Food production and farming
The global food system has undergone radical change in the last half century. Since World War II, there has been a coordinated effort by government and corporate interests to industrialize and rationalize the food production and delivery system. Proponents argue that such a system, which treats food as a commodity generating profit, is the best way to alleviate poverty in rural communities and developing, countries, to provide a variety of cheap food for urban dwellers and to feed the hungry. Food is now understood as a commodity, not a blessing.
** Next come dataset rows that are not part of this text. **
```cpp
#ifndef DV3_PP2_ISA_ONLY
template <bool MASK, bool F16, bool SK = false, int ORD = 0, bool PW = false, bool FG = false>
int launch_pp2(const ConvArgs& a, size_t lds, hipStream_t st) {
  if ((ORD & 4) != 0 && lds + 8 * 256 > 160 * 1024) return launch_pp2<MASK, F16, SK, (ORD & ~4), PW, FG>(a, lds, st);
  static bool attr_set = false;
  if (!attr_set) {
    hipError_t e = hipFuncSetAttribute((const void*)conv_gemm_pp2_kernel<MASK, F16, SK, ORD, PW, FG>,
                                       hipFuncAttributeMaxDynamicSharedMemorySize, 160 * 1024);
    if (e != hipSuccess) {
      dv3_set_error("conv_gemm_pp2: hipFuncSetAttribute: %s", hipGetErrorString(e));
      return DV3_ELAUNCH;
    }
    attr_set = true;
  }
  if ((ORD & 4) != 0) lds += 8 * 256;
  else if ((ORD & 64) != 0) lds += 32;
  hipLaunchKernelGGL((conv_gemm_pp2_kernel<MASK, F16, SK, ORD, PW, FG>), dim3(a.n_blocks), dim3(NT), lds, st, a);
  return dv3_check_launch("conv_gemm_pp2");
}

#endif
}

#ifndef DV3_PP2_ISA_ONLY

constexpr int kSkOverheadChunks = 2, kSkGainPercent = 80;
static int pp2_cu_count() {
  static int n = 0;
  if (!n) {
    int dev = 0, v = 0;
    if (hipGetDevice(&dev) == hipSuccess && hipDeviceGetAttribute(&v, hipDeviceAttributeMultiprocessorCount, dev) == hipSuccess && v > 0) n = v;
    else n = 256;
  }
  return n;
}
int64_t dv3_pp2_sk_ws_bytes() { return (int64_t)pp2_cu_count() * (128 * NT * 4 + 64); }
extern "C" int dv3_conv_streamk_ws_bytes(void) { return (int)dv3_pp2_sk_ws_bytes(); }

int dv3_conv_gemm_pp2_dispatch(const dv3_conv_desc* d, hipStream_t st) {
  if (d->split_terms == 1 || !d->a_split) return 1;
  if (d->xmask && !d->xmask_c8) return 1;
  if (d->J != JT || (d->J - 1) * d->dil > HALO_MAX || (d->Cin & 31)) return 1;
  if (d->a_bs != 0 || (d->lda & 3) || d->Tin != d->Tout) return 1;
  const bool gated = d->mode == DV3_EPI_GLU || d->mode == DV3_EPI_HIGHWAY;
  const bool f16 = d->split_terms == DV3_SPLIT_F16X3;
  const int BNH = BN + (d->J - 1) * d->dil;
  const size_t lds = (size_t)(2 * 2 * KB * BM + 2 * 2 * KB * BNH) * 16;
  if (lds > 160 * 1024) return 1;
  ConvArgs a;
  a.d = *d;
  a.a_scalar = 0;
  a.wide = dv3_sw(DV3_SW_X3_WIDE);
  a.fast_tail = dv3_sw(DV3_SW_PP2_FAST_TAIL);
  a.range_ctr = f16 ? dv3_range_ctr() : nullptr;
  a.kp = (d->Cin + 31) / 32 * 32;
  a.m_tiles = gated ? dv3_cdiv(d->Cg, BMH) : dv3_cdiv(d->M, BM);
  a.n_tiles = (int)dv3_cdiv64((int64_t)d->B * d->Tout, BN);
  const int64_t nb = (int64_t)a.m_tiles * a.n_tiles;
  DV3_REQUIRE(nb < (1ll << 31), "conv_gemm: grid too large");
  a.n_blocks = (int)nb;
  g_dv3_last_conv = (f16 ? 5000 : 3000) + 100 + 1;
  const bool mask = d->xmask_c8 != nullptr;
  if (d->x_pair || d->pg) {
    if (mask || f16) return 1;
    g_dv3_last_conv += (d->x_pair ? 5 : 0) + (d->pg ? 10 : 0);
    if (d->pg) return d->x_pair ? launch_pp2<false, false, false, 81, true, true>(a, lds, st)
                                : launch_pp2<false, false, false, 81, false, true>(a, lds, st);
    return launch_pp2<false, false, false, 81, true>(a, lds, st);
  }
  {
    const int P = pp2_cu_count(), S = d->Cin / BKC;
    const int64_t units = nb * S;
    const int sk_form = dv3_sw(DV3_SW_PP2_SK);
    const int64_t dp = dv3_cdiv64(nb, P) * S, sk = dv3_cdiv64(units, P) + kSkOverheadChunks;
    const bool ws_ok = d->sk_ws && d->sk_ws_bytes >= dv3_pp2_sk_ws_bytes() && units < (1ll << 30);
    const bool dir_ok = d->mode != DV3_EPI_DGRAD || sk_form >= 2;
    const int q = P / 8;
    const bool grp_ok = (P % 8) == 0 && q > 0 && (q & (q - 1)) == 0 && nb >= 8;
    if (ws_ok && dir_ok && grp_ok && sk_form && (S & (S - 1)) == 0 && (a.m_tiles & (a.m_tiles - 1)) == 0 && units >= 2 * P && (sk_form == 2 || sk * 100 < dp * kSkGainPercent)) {
      a.sk_units = (int)units;
      a.sk_tg = (int)(nb / 8);
      a.sk_tr = (int)(nb % 8);
      a.sk_qshift = __builtin_ctz((unsigned)q);
      const int64_t ub = (int64_t)(a.sk_tg + 1) * S, us = (int64_t)a.sk_tg * S;
      a.sk_base = (int)(ub / q);
      a.sk_rem = (int)(ub % q);
      a.sk_base2 = (int)(us / q);
      a.sk_rem2 = (int)(us % q);
      a.sk_shift = __builtin_ctz((unsigned)S);
      a.sk_mshift = __builtin_ctz((unsigned)a.m_tiles);
      a.n_blocks = P;
      a.sk_flags = reinterpret_cast<int*>(d->sk_ws);
      a.sk_ws = reinterpret_cast<float*>(reinterpret_cast<char*>(d->sk_ws) + (size_t)P * 64);
      g_dv3_last_conv += 1;
      const size_t lds_sk = lds;
      if (f16) return mask ? launch_pp2<true, true, true>(a, lds_sk, st) : launch_pp2<false, true, true>(a, lds_sk, st);
      return mask ? launch_pp2<true, false, true>(a, lds_sk, st) : launch_pp2<false, false, true>(a, lds_sk, st);
    }
  }
  {
    const int o = mask ? (f16 ? dv3_sw(DV3_SW_PP2_ORD_M) : 0) : dv3_sw(DV3_SW_PP2_ORD_U);
#define DV3_PP2_ORD_SHIP(oo) \
    if (o == oo) { \
      if (f16) return mask ? launch_pp2<true, true, false, oo>(a, lds, st) : launch_pp2<false, true, false, oo>(a, lds, st); \
      return mask ? launch_pp2<true, false, false, oo>(a, lds, st) : launch_pp2<false, false, false, oo>(a, lds, st); \
    }
    DV3_PP2_ORD_SHIP(17) DV3_PP2_ORD_SHIP(81)
#undef DV3_PP2_ORD_SHIP
  }
  if (f16) return mask ? launch_pp2<true, true>(a, lds, st) : launch_pp2<false, true>(a, lds, st);
  return mask ? launch_pp2<true, false>(a, lds, st) : launch_pp2<false, false>(a, lds, st);
}
#else
namespace {
template __global__ void conv_gemm_pp2_kernel<DV3_PP2_ISA_MASK, true, false, DV3_PP2_ISA_ORD>(const ConvArgs);
// ... 3 lines not shown
```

Since the 1970s, food production in Canada has experienced one crisis after another. Small-scale agriculture is in crisis, creating stress for an aging farm population. The number of farmers has declined by 75 per cent over 50 years, and agribusiness (not the individual farmer) is the dominant player. The latest are the BSE (bovine spongiform encephalopathy or mad cow disease), potato and hog farms, and grain crises. In addition, the farmer is often blamed for the problem, and considered slow to adapt to new technology, while being vulnerable to the interest of agribusiness and international markets.
Suggested solutions are more of the same: the encouragement of farmers to become more "efficient," to use stronger pesticides and biotechnology, to support free trade and to allow greater multinational corporate control. Meanwhile, the best agricultural land is paved, and the Ontario government faces opposition from developers who want to pave over the remaining farmland with more subdivisions and more roads. The urban consumer has cheap food, heavily subsidized, and is far removed from the source of her or his food, while billions of people go hungry daily. There is no relationship with the farmer, or with the land that produces it.
Land and faith
Only now are some recognizing the massive problems associated with this type of agriculture and food production. Modern agriculture, heavily dependent on fossil fuels and pesticides, is unsustainable. Surprisingly, religious values are often used to promote the industrialized system. For example, agricultural biotechnology is promoted as a social justice tool that will feed the hungry and decrease dependence on insecticides. While lasting solutions to food issues are complex, one viable but difficult direction is organic agriculture: viable because it supports local communities and pesticide-free, healthy food production; difficult because it take years of transformation to get there. Both Ted and Jim attested to the mainly financial problems in becoming certified organic, and there is no government support.